Latest revision as of 15:19, 17 September 2024

Solution 1

Since $f: \mathbb{N}\rightarrow\mathbb{N}$, we know that $f(n)\ge 1$.

Let $m$, $n$ be $1$, $1$, respectively. Then, $f(1) + f(2) = f(1)f(1) + 1$.

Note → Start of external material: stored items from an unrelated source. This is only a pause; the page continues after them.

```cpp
template <class F>
static int trace_commit_pipelined_impl(wf_ctx *ctx, const wf_params *p, const void *const *cols_in, void *d_stage, void *d_polys,
                                       void *d_lde, void *d_leaves, void *d_nodes, hipStream_t st, void *const *polys_out) {
    typedef typename F::T T;
    constexpr uint32_t S = SegCfg<F>::S;
    PathBufs<F> b;
    int rc = path_buffers<F>(ctx, p, b);
    if (rc) return rc;
    const uint64_t R = (uint64_t)1 << p->log2_trace_len;
    const size_t colb = R * sizeof(T), TC = b.total_base_cols;
    if (!ctx->copy_stream) HIP_TRY(hipStreamCreateWithFlags(&ctx->copy_stream, hipStreamNonBlocking));
    while (ctx->seg_events.size() < (size_t)b.n_seg + 1) {
        hipEvent_t e;
        HIP_TRY(hipEventCreateWithFlags(&e, hipEventDisableTiming));
        ctx->seg_events.push_back(e);
    }
// ... 591 lines not shown
```

### starkpack-winterfell_amd/csrc/seg_kernels.hpp

```cpp
#pragma once

#include <hip/hip_runtime.h>
#include <stdint.h>

#include "field.hpp"
#include "kernels.hpp"

#ifndef WF_EXPERIMENTS
#undef WF_EXP_SKIP_LOAD
#undef WF_EXP_SKIP_NTT
#undef WF_EXP_SKIP_STORE
#undef WF_EXP_LOCAL_STORE
#undef WF_EXP_STAMPS
#endif

namespace wf {

template <class F>
struct SegCfg {
    static constexpr uint32_t S = 64 / F::BYTES;
    static constexpr uint32_t HP = S / 2;
    static constexpr bool RADIX16 = F::BYTES == 8;
    static constexpr bool RADIX8 = F::BYTES == 16;
    static constexpr uint32_t LOAD_BATCH = F::BYTES == 8 ? 8 : 4;
// ... 540 lines not shown
        T w8[4];
#pragma unroll
        for (int j = 0; j < 4; j++) w8[j] = twd[j * (D >> 3)];
        for (uint32_t r = radix8_rounds(logD); r > 0; r--) {
            seg_round8<F, LANES>(x, twd, w8, logD, cur, nthr, threadIdx.x);
            cur -= 3;
            __syncthreads();
        }
    }
    T w4 = F::one();
    if (logD >= 2) w4 = twd[D >> 2];
    while (cur > 0) {
        if (cur >= 2) {
            seg_round4<F, DIR, false, LANES>(x, twd, w4, logD, cur, nthr, threadIdx.x);
            cur -= 2;
        } else {
            seg_round2<F, LANES>(x, logD, nthr, threadIdx.x);
            cur = 0;
        }
        __syncthreads();
    }
}

template <class F, int EVAL, bool PACKED = false, int LOGD = 0>
__global__ void WF_TILE_BOUNDS(LOGD, 1024) k_seg_strided(SegArgs<F> a) {
    typedef typename F::T T;
    if (LOGD) a.logD = LOGD;
    const uint32_t NT = tile_threads<LOGD>();
    typedef Pair<T> P2;
    constexpr uint32_t S = SegCfg<F>::S, HP = SegCfg<F>::HP;
    constexpr uint32_t hp_shift = HP == 4 ? 2 : 1;
    extern __shared__ __attribute__((aligned(16))) unsigned char smem_raw[];
    const uint32_t D = 1u << a.logD;
    T *x = reinterpret_cast<T *>(smem_raw);
    T *twd = x + (size_t)D * S;
    constexpr bool ONE_TABLE = F::BYTES == 16;
    T *aux = ONE_TABLE ? twd : twd + D;

    uint64_t bid = xcd_group_index(blockIdx.x, gridDim.x);
    const uint32_t logI = ilog2_pow2(a.I), logO = ilog2_pow2(a.O);
    uint32_t c_in = 0;
    if (a.coset_inner) bid = coset_inner_split(bid, a.coset_inner - 1, c_in);
    const uint64_t i = bid & (a.I - 1);
    const uint64_t o = (bid >> logI) & (a.O - 1);
    const uint32_t rest = (uint32_t)(bid >> (logI + logO));
    const uint32_t c = a.coset_inner ? c_in : rest / a.n_seg, g = a.coset_inner ? rest : rest - c * a.n_seg;
    const uint64_t seg_elems = ((uint64_t)1 << a.logN) * S;
    const T *src = a.src + (a.src_shared ? (uint64_t)g : (uint64_t)c * a.seg_stride + g) * seg_elems;
    T *dst = a.dst + ((uint64_t)c * a.seg_stride + g) * seg_elems;

    Pow2L<F> pre = a.pre;
    Pow2L<F> pre_a = a.pre, pre_b = a.pre;
    const uint32_t lane_a = 2 * (threadIdx.x & (HP - 1)), lane_b = lane_a + 1;
    const bool act_a = PACKED && (lane_a & ((1u << a.lg_log) - 1)) < a.total_base_cols && (lane_a >> a.lg_log) < (1u << a.cpr_log);
    const bool act_b = PACKED && (lane_b & ((1u << a.lg_log) - 1)) < a.total_base_cols && (lane_b >> a.lg_log) < (1u << a.cpr_log);
    if (PACKED && a.pre_on) {
        const uint32_t ca = a.coset0 + (c << a.cpr_log) + (act_a ? (lane_a >> a.lg_log) : 0);
        const uint32_t cb = a.coset0 + (c << a.cpr_log) + (act_b ? (lane_b >> a.lg_log) : 0);
        pre_a.lo += (uint64_t)ca * a.pre_lo_stride;
        pre_a.hi += (uint64_t)ca * a.pre_hi_stride;
        pre_b.lo += (uint64_t)cb * a.pre_lo_stride;
        pre_b.hi += (uint64_t)cb * a.pre_hi_stride;
    } else if (a.pre_on) {
        pre.lo += (uint64_t)(a.coset0 + c) * a.pre_lo_stride;
        pre.hi += (uint64_t)(a.coset0 + c) * a.pre_hi_stride;
    }
    const uint32_t nitems = D * HP;
    const uint64_t row0 = ((o << a.logD) << logI) + i;
    const uint32_t step = NT;
    const bool from_regs = !(PACKED && a.pre_on);
    const uint32_t tw_shift = a.logN - a.logD - logI;
    const bool scale_in = !PACKED && a.pre_on;
    const Pow2L<F> pin = scale_in ? pre : a.tw;
    const bool gtab = !PACKED && a.fout_tab != nullptr;
    uint32_t kq[2];
    T fo_a[2], fo_b[2], tw_q[2], fi_a[2], fi_b[2];
#pragma unroll
    for (uint32_t q = 0; q < 2; q++) {
        const uint32_t k = threadIdx.x + q * NT;
        kq[q] = k < D ? k : D - 1;
        if (gtab)
            fo_a[q] = fo_b[q] = a.fout_tab[(i << a.logD) + kq[q]];
        else
            a.tw.fetch(((uint64_t)kq[q] * i) << tw_shift, fo_a[q], fo_b[q]);
        tw_q[q] = a.digit_tw[kq[q]];
        pin.fetch(((uint64_t)kq[q] << logI) + (gtab ? i : 0), fi_a[q], fi_b[q]);
    }
    const bool direct = !PACKED && SegCfg<F>::RADIX16 && a.logD >= 4 && from_regs;
    const uint32_t m16 = D >> 4, l16 = threadIdx.x & (S - 1), j16 = threadIdx.x / S;
    const bool has16 = threadIdx.x < m16 * S;
    T vr[16];
    uint4 r0, r1, r2, r3, r4, r5, r6, r7;
    r0 = r1 = r2 = r3 = r4 = r5 = r6 = r7 = make_uint4(0, 0, 0, 0);
    if (direct) {
        if (has16) {
            const T *pr = src + (row0 + ((uint64_t)j16 << logI)) * S + l16;
            const uint64_t rstep = ((uint64_t)m16 << logI) * S;
#pragma unroll
            for (uint32_t q = 0; q < 16; q++) {
#ifdef WF_EXP_SKIP_LOAD
                vr[q] = src[l16];
#else
                vr[q] = *pr;
#endif
                pr += rstep;
            }
        }
    } else if (from_regs) {
#ifdef WF_EXP_SKIP_LOAD
#define WF_ITEM_PTR(WK) reinterpret_cast<const uint4 *>(src + 2 * ((WK) & (HP - 1)))
#else
#define WF_ITEM_PTR(WK) \
    reinterpret_cast<const uint4 *>(src + (row0 + ((uint64_t)((WK) >> hp_shift) << logI)) * S + 2 * ((WK) & (HP - 1)))
#endif
#define WF_LOAD_ITEM(U, RA, RB)                            \
    do {                                                   \
        const uint32_t wk_ = threadIdx.x + (U) * step;     \
        if (wk_ < nitems) {                                \
            const uint4 *p_ = WF_ITEM_PTR(wk_);            \
            RA = p_[0];                                    \
// ... 104 lines not shown
#ifndef WF_EXP_SKIP_NTT
    seg_lds_ntt<F, EVAL ? 1 : -1, (LOGD ? (1u << LOGD) : 0u)>(x, twd, a.logD, NT, direct ? vr : nullptr, direct);
#else
    if (direct && has16) {
#pragma unroll
        for (uint32_t q = 0; q < 16; q++) x[(q * m16 + j16) * S + l16] = vr[q];
    }
    __syncthreads();
#endif
    if (ONE_TABLE) {
        if (threadIdx.x < D) aux[threadIdx.x] = unpark<F>(fok0);
        if (threadIdx.x + NT < D) aux[threadIdx.x + NT] = unpark<F>(fok1);
        __syncthreads();
    }

    T start_a = F::one(), start_b = F::one();
    if (PACKED && a.pre_on) {
        start_a = pre_a.get(i);
        start_b = pre_b.get(i);
    }
    const uint32_t pstride = NT >> hp_shift, pos0 = threadIdx.x >> hp_shift;
    if (pos0 >= D) return;
    const uint32_t k0 = seg_digit_reverse<F>(pos0, a.logD);
    T *dst_lane = dst + row0 * S + lane_a;
    const uint32_t k_shift = logI + (S == 8 ? 3 : 2);
    for (uint32_t pj = 0; pj < D; pj += pstride) {
        const uint32_t k = k0 | seg_digit_reverse<F>(pj, a.logD);
        P2 v = *reinterpret_cast<P2 *>(x + (pos0 + pj) * S + lane_a);
        const T f = aux[k];
        v.a = F::mul(v.a, f);
        v.b = F::mul(v.b, f);
        if (PACKED && a.pre_on) {
            v.a = F::mul(v.a, start_a);
            v.b = F::mul(v.b, start_b);
        }
#ifdef WF_EXP_SKIP_STORE
        if (*reinterpret_cast<const uint32_t *>(&v.a) == a.logN + 77777u)
#endif
        store_pair(dst_lane + ((uint64_t)k << k_shift), v);
    }
}

template <class F, int EVAL, int TI, int GTAB = 0, int LOGD = 0>
__global__ void __launch_bounds__(1024) k_seg_strided_wide(SegArgs<F> a) {
    if (LOGD) a.logD = LOGD;
    static_assert(SegCfg<F>::RADIX16 && TI >= 2 && (TI & (TI - 1)) == 0, "f64 tiles of 2, 4 or 8 inner positions");
    typedef typename F::T T;
    typedef Pair<T> P2;
    constexpr uint32_t S = SegCfg<F>::S, LANES = TI * S, HPW = LANES / 2;
    constexpr uint32_t LOGS = ilog2_const(S), LOGL = ilog2_const(LANES), LOGTI = ilog2_const(TI), LOGHPW = ilog2_const(HPW);
    extern __shared__ __attribute__((aligned(16))) unsigned char smem_raw[];
    const uint32_t D = 1u << a.logD, NT = blockDim.x;
    T *x = reinterpret_cast<T *>(smem_raw);
    T *twd = x + (size_t)D * LANES;
    T *fin = twd + D;
    T *fout = fin + D;

    uint64_t bid = xcd_group_index(blockIdx.x, gridDim.x);
    uint32_t c_in = 0;
    if (a.coset_inner) bid = coset_inner_split(bid, a.coset_inner - 1, c_in);
    const uint32_t logI = ilog2_pow2(a.I), logO = ilog2_pow2(a.O), logIt = logI - LOGTI;
    const uint64_t i0 = (bid & ((a.I >> LOGTI) - 1)) << LOGTI;
    const uint64_t o = (bid >> logIt) & (a.O - 1);
// ... 155 lines not shown
    if (psub >= pstep) return;
    for (uint32_t t = lo / bc; t <= (hi - 1) / bc; t++) {
        const uint32_t b0 = t * bc + s2, b1 = b0 + 1, last = t * bc + bc - 1;
        const bool d0 = s2 < bc, d1 = s2 + 1 < bc;
        const bool pad_here = last >= lo && last < hi;
        const bool in0 = d0 ? (b0 >= lo && b0 < hi) : pad_here, in1 = d1 ? (b1 >= lo && b1 < hi) : pad_here;
        if (!in0 && !in1) continue;
        T *row = a.dst + (uint64_t)t * a.trace_lde_elems + (uint64_t)c * a.row_width + s2;
        for (uint32_t pos = psub; pos < D; pos += pstep) {
            const uint64_t k = rev_o + ((uint64_t)seg_digit_reverse<F>(pos, a.logD) << out_shift);
            const uint64_t off = (uint64_t)(uint32_t)k * k_stride;
            const T v0 = d0 && in0 ? x[pos * S + (b0 - lo)] : F::zero();
            const T v1 = d1 && in1 ? x[pos * S + (b1 - lo)] : F::zero();
            if (in0 && in1)
                store_pair(row + off, Pair<T>{v0, v1});
            else if (in0)
                row[off] = v0;
            else
                row[off + 1] = v1;
        }
    }
}

template <class F, int OUT, bool PACKED = false, int LOGD = 0>
__global__ void WF_TILE_BOUNDS(LOGD, 1024) k_seg_last(SegArgs<F> a) {
    typedef typename F::T T;
    const uint32_t logD_ = LOGD ? (uint32_t)LOGD : a.logD;
    const uint32_t NT = tile_threads<LOGD>();
    typedef Pair<T> P2;
    constexpr uint32_t S = SegCfg<F>::S, HP = SegCfg<F>::HP;
    constexpr uint32_t hp_shift = HP == 4 ? 2 : 1;
    extern __shared__ __attribute__((aligned(16))) unsigned char smem_raw[];
    const uint32_t D = 1u << logD_;
    T *x = reinterpret_cast<T *>(smem_raw);
    T *twd = x + (size_t)D * S;
    T *aux = twd;

    uint64_t bid = xcd_group_index(blockIdx.x, gridDim.x);
    const uint32_t logO = ilog2_pow2(a.O);
    const uint32_t b32 = (uint32_t)bid;
    const uint32_t q32 = b32 / a.n_cosets, c = b32 - q32 * a.n_cosets;
    const uint64_t o = q32 & (uint32_t)(a.O - 1);
    const uint32_t g = q32 >> logO;
    const uint64_t seg_elems = ((uint64_t)1 << a.logN) * S;
    const T *src = a.src + (a.src_shared ? (uint64_t)g : (uint64_t)c * a.n_seg + g) * seg_elems + (o << logD_) * S;

    uint64_t rev_o = 0;
    {
        uint32_t bits = 0;
        for (uint32_t q = 0; q < a.n_prev; q++) bits += a.prev_log[q];
        uint32_t hi = bits, sh = 0;
        for (uint32_t q = 0; q < a.n_prev; q++) {
            hi -= a.prev_log[q];
            rev_o |= ((o >> hi) & (((uint64_t)1 << a.prev_log[q]) - 1)) << sh;
            sh += a.prev_log[q];
        }
    }

    Pow2L<F> pre = a.pre, pre_a = a.pre, pre_b = a.pre;
    const uint32_t lane_a = 2 * (threadIdx.x & (HP - 1)), lane_b = lane_a + 1;
    const bool act_a = PACKED && (lane_a & ((1u << a.lg_log) - 1)) < a.total_base_cols && (lane_a >> a.lg_log) < (1u << a.cpr_log);
    const bool act_b = PACKED && (lane_b & ((1u << a.lg_log) - 1)) < a.total_base_cols && (lane_b >> a.lg_log) < (1u << a.cpr_log);
    if (PACKED && a.pre_on) {
        const uint32_t ca = a.coset0 + (c << a.cpr_log) + (act_a ? (lane_a >> a.lg_log) : 0);
        const uint32_t cb = a.coset0 + (c << a.cpr_log) + (act_b ? (lane_b >> a.lg_log) : 0);
        pre_a.lo += (uint64_t)ca * a.pre_lo_stride;
        pre_a.hi += (uint64_t)ca * a.pre_hi_stride;
        pre_b.lo += (uint64_t)cb * a.pre_lo_stride;
// ... 16 lines not shown
        tw_q[q] = a.digit_tw[kq[q]];
        if (!PACKED && a.fin_tab)
            fi_a[q] = fi_b[q] = a.fin_tab[((uint64_t)(a.coset0 + c) << a.logN) + kq[q]];
        else
            pin.fetch(kq[q], fi_a[q], fi_b[q]);
    }
    const uint4 twk0 = park(tw_q[0]), twk1 = park(tw_q[1]);
    uint4 r0, r1, r2, r3, r4, r5, r6, r7;
    r0 = r1 = r2 = r3 = r4 = r5 = r6 = r7 = make_uint4(0, 0, 0, 0);
#ifdef WF_EXP_SKIP_LOAD
#define WF_ITEM_PTR(WK) reinterpret_cast<const uint4 *>(a.src + 2 * (uint64_t)((WK) & 63))
#else
#define WF_ITEM_PTR(WK) reinterpret_cast<const uint4 *>(src + 2 * (uint64_t)(WK))
#endif
#define WF_LOAD_ITEM(U, RA, RB)                            \
    do {                                                   \
        const uint32_t wk_ = threadIdx.x + (U) * step;     \
        if (wk_ < nitems) {                                \
            const uint4 *p_ = WF_ITEM_PTR(wk_);            \
            RA = p_[0];                                    \
            if (F::BYTES == 16) RB = p_[1];                \
        }                                                  \
    } while (0)
    if (from_regs) {
        if (F::BYTES == 8) {
            WF_LOAD_ITEM(0, r0, r0);
            WF_LOAD_ITEM(1, r1, r1);
            WF_LOAD_ITEM(2, r2, r2);
            WF_LOAD_ITEM(3, r3, r3);
            WF_LOAD_ITEM(4, r4, r4);
            WF_LOAD_ITEM(5, r5, r5);
            WF_LOAD_ITEM(6, r6, r6);
            WF_LOAD_ITEM(7, r7, r7);
        } else {
            WF_LOAD_ITEM(0, r0, r1);
            WF_LOAD_ITEM(1, r2, r3);
            WF_LOAD_ITEM(2, r4, r5);
            WF_LOAD_ITEM(3, r6, r7);
        }
    }
#undef WF_LOAD_ITEM
#undef WF_ITEM_PTR
#pragma unroll
    for (uint32_t q = 0; q < 2; q++) {
        if (threadIdx.x + q * NT < D) {
            if (scale_in)
                aux[kq[q]] = (!PACKED && a.fin_tab) ? fi_a[q] : F::mul(fi_a[q], fi_b[q]);
            else
                twd[kq[q]] = unpark<F>(q == 0 ? twk0 : twk1);
        }
    }
    __syncthreads();
    if (PACKED && a.pre_on) {
        for (uint32_t wk = threadIdx.x; wk < nitems; wk += NT) {
            P2 v;
            const uint32_t d = wk >> hp_shift;
            const uint32_t lgm = (1u << a.lg_log) - 1, cola = lane_a & lgm, colb = lane_b & lgm;
            const T *srow = src + (uint64_t)d * S;
            const T fa = pre_a.get(d);
            const T fb = a.lg_log ? fa : pre_b.get(d);
            v.a = act_a ? F::mul(srow[cola], fa) : F::zero();
            v.b = act_b ? F::mul(srow[colb], fb) : F::zero();
            *reinterpret_cast<P2 *>(x + 2 * wk) = v;
        }
    } else {
#define WF_FILL_ITEM(U, RA, RB)                                \
    do {                                                       \
        const uint32_t wk_ = threadIdx.x + (U) * step;         \
        if (wk_ < nitems) {                                    \
            P2 v_ = pair_from<F>(RA, RB);                      \
            if (a.pre_on) {                                    \
                const T f_ = aux[wk_ >> hp_shift];             \
                v_.a = F::mul(v_.a, f_);                       \
                v_.b = F::mul(v_.b, f_);                       \
            }                                                  \
            *reinterpret_cast<P2 *>(x + 2 * wk_) = v_;         \
// ... 148 lines not shown
                dl[1] = digest_hi(out[4], out[5], out[6], out[7], a.digest_words);
            }
        }
    }
    if (OUT == SEG_OUT_ROWS && !PACKED && a.leaves) {
        constexpr uint32_t WPE = F::BYTES / 4;
        for (uint32_t pos = threadIdx.x; pos < D; pos += NT) {
            T ev[S];
            uint4 *evq = reinterpret_cast<uint4 *>(ev);
            const uint4 *q = reinterpret_cast<const uint4 *>(x + (size_t)pos * S);
#pragma unroll
            for (uint32_t w = 0; w < 4; w++) evq[w] = q[w];
            uint32_t m[16], out[8];
#pragma unroll
            for (uint32_t e = 0; e < S; e++) elem_words<F>(ev[e], &m[e * WPE]);
            b3::set_iv(out);
            b3::compress(out, m, 0, 0, a.hash_epr * F::BYTES, b3::CHUNK_START | b3::CHUNK_END | b3::ROOT);
            const uint64_t k = rev_o + ((uint64_t)seg_digit_reverse<F>(pos, logD_) << (a.logN - logD_));
            uint4 *dl = reinterpret_cast<uint4 *>(a.leaves + ((uint64_t)(uint32_t)k * a.rows_per_k + c) * 8);
            dl[0] = make_uint4(out[0], out[1], out[2], out[3]);
            dl[1] = digest_hi(out[4], out[5], out[6], out[7], a.digest_words);
        }
    }
}
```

Let $m$, $n$ be $1$, $2$, respectively. Then, $f(2) + f(3) = f(1)f(2)+1$

Let $m$, $n$ be $1$, $3$, respectively. Then, $f(3) + f(4) = f(1)f(3)+1$

Let $m$, $n$ be $2$, $2$, respectively. Then, $f(4) + f(4) = f(2)f(2)+1$

From the last 2 equations, we get that $\frac{1}{2}(f(2)^2+1)=f(4)=f(3)(f(1)-1)+1$

Since $f(3) = f(2)(f(1)-1)+1$, substituting, we get

\begin{align*} \frac{1}{2}(f(2)^2+1)&=(f(2)(f(1)-1)+1)(f(1)-1)+1\\ \frac{1}{2}(f(2)^2+1)&=f(2)f(1)^2-f(2)f(1)+f(1)-f(2)f(1)-f(2)-1+1\\ f(2)^2+1&=2f(2)f(1)^2-2f(2)f(1)+2f(1)-2f(2)f(1)-2f(2) \end{align*}

If we take modulo of f(2) on both sides, we get

\[1 \equiv 2f(1) \mod f(2)\]

\[2f(1)-1 \equiv 0 \mod f(2)\]

Because $f(1) + f(2) = f(1)f(1) + 1$, we also know that $f(2) = f(1)f(1)-f(1)+1 = f(1)(f(1)-1)+1$. If $f(1)>1$, then $f(2)>f(1)$.


Suppose $f(1)>1$:

since $f(2)>f(1)$, we have $2f(2)>2f(1)-1>0$. Or that $2>\frac{2f(1)-1}{f(2)}>0$. Thus, \[\frac{2f(1)-1}{f(2)}=1\] \[2f(1)-1=f(2)=f(1)f(1)-f(1)+1\] \[f(1)^2-3f(1)+2=0\] \[(f(1)-2)(f(1)-1)=0\] Thus, $f(1)=1$ or $f(1)=2$.


case 1: $f(1)=1$

Let $m=1$, and $n$ be an arbitrary integer $\ge 1$. Then, \[f(n) + f(n+1) = f(1)f(n) + 1\] \[f(n) + f(n+1) = f(n) + 1\] \[f(n+1) = 1\] Thus, $f(n) = 1$.


case 2: $f(1)=2$

Let $m=1$, and $n$ be an arbitrary integer $\ge 1$. Then, \[f(n) + f(n+1) = f(1)f(n) + 1\] \[f(n) + f(n+1) = 2f(n) + 1\] \[f(n+1) = f(n)+1\] This forms a linear line where $f(1)=2$ Thus, $f(n)=n+1$

Upon verification for $f(n) = 1$, we get \[f(mn)+f(m+n)=f(m)f(n)+1\] \[1+1=1+1\]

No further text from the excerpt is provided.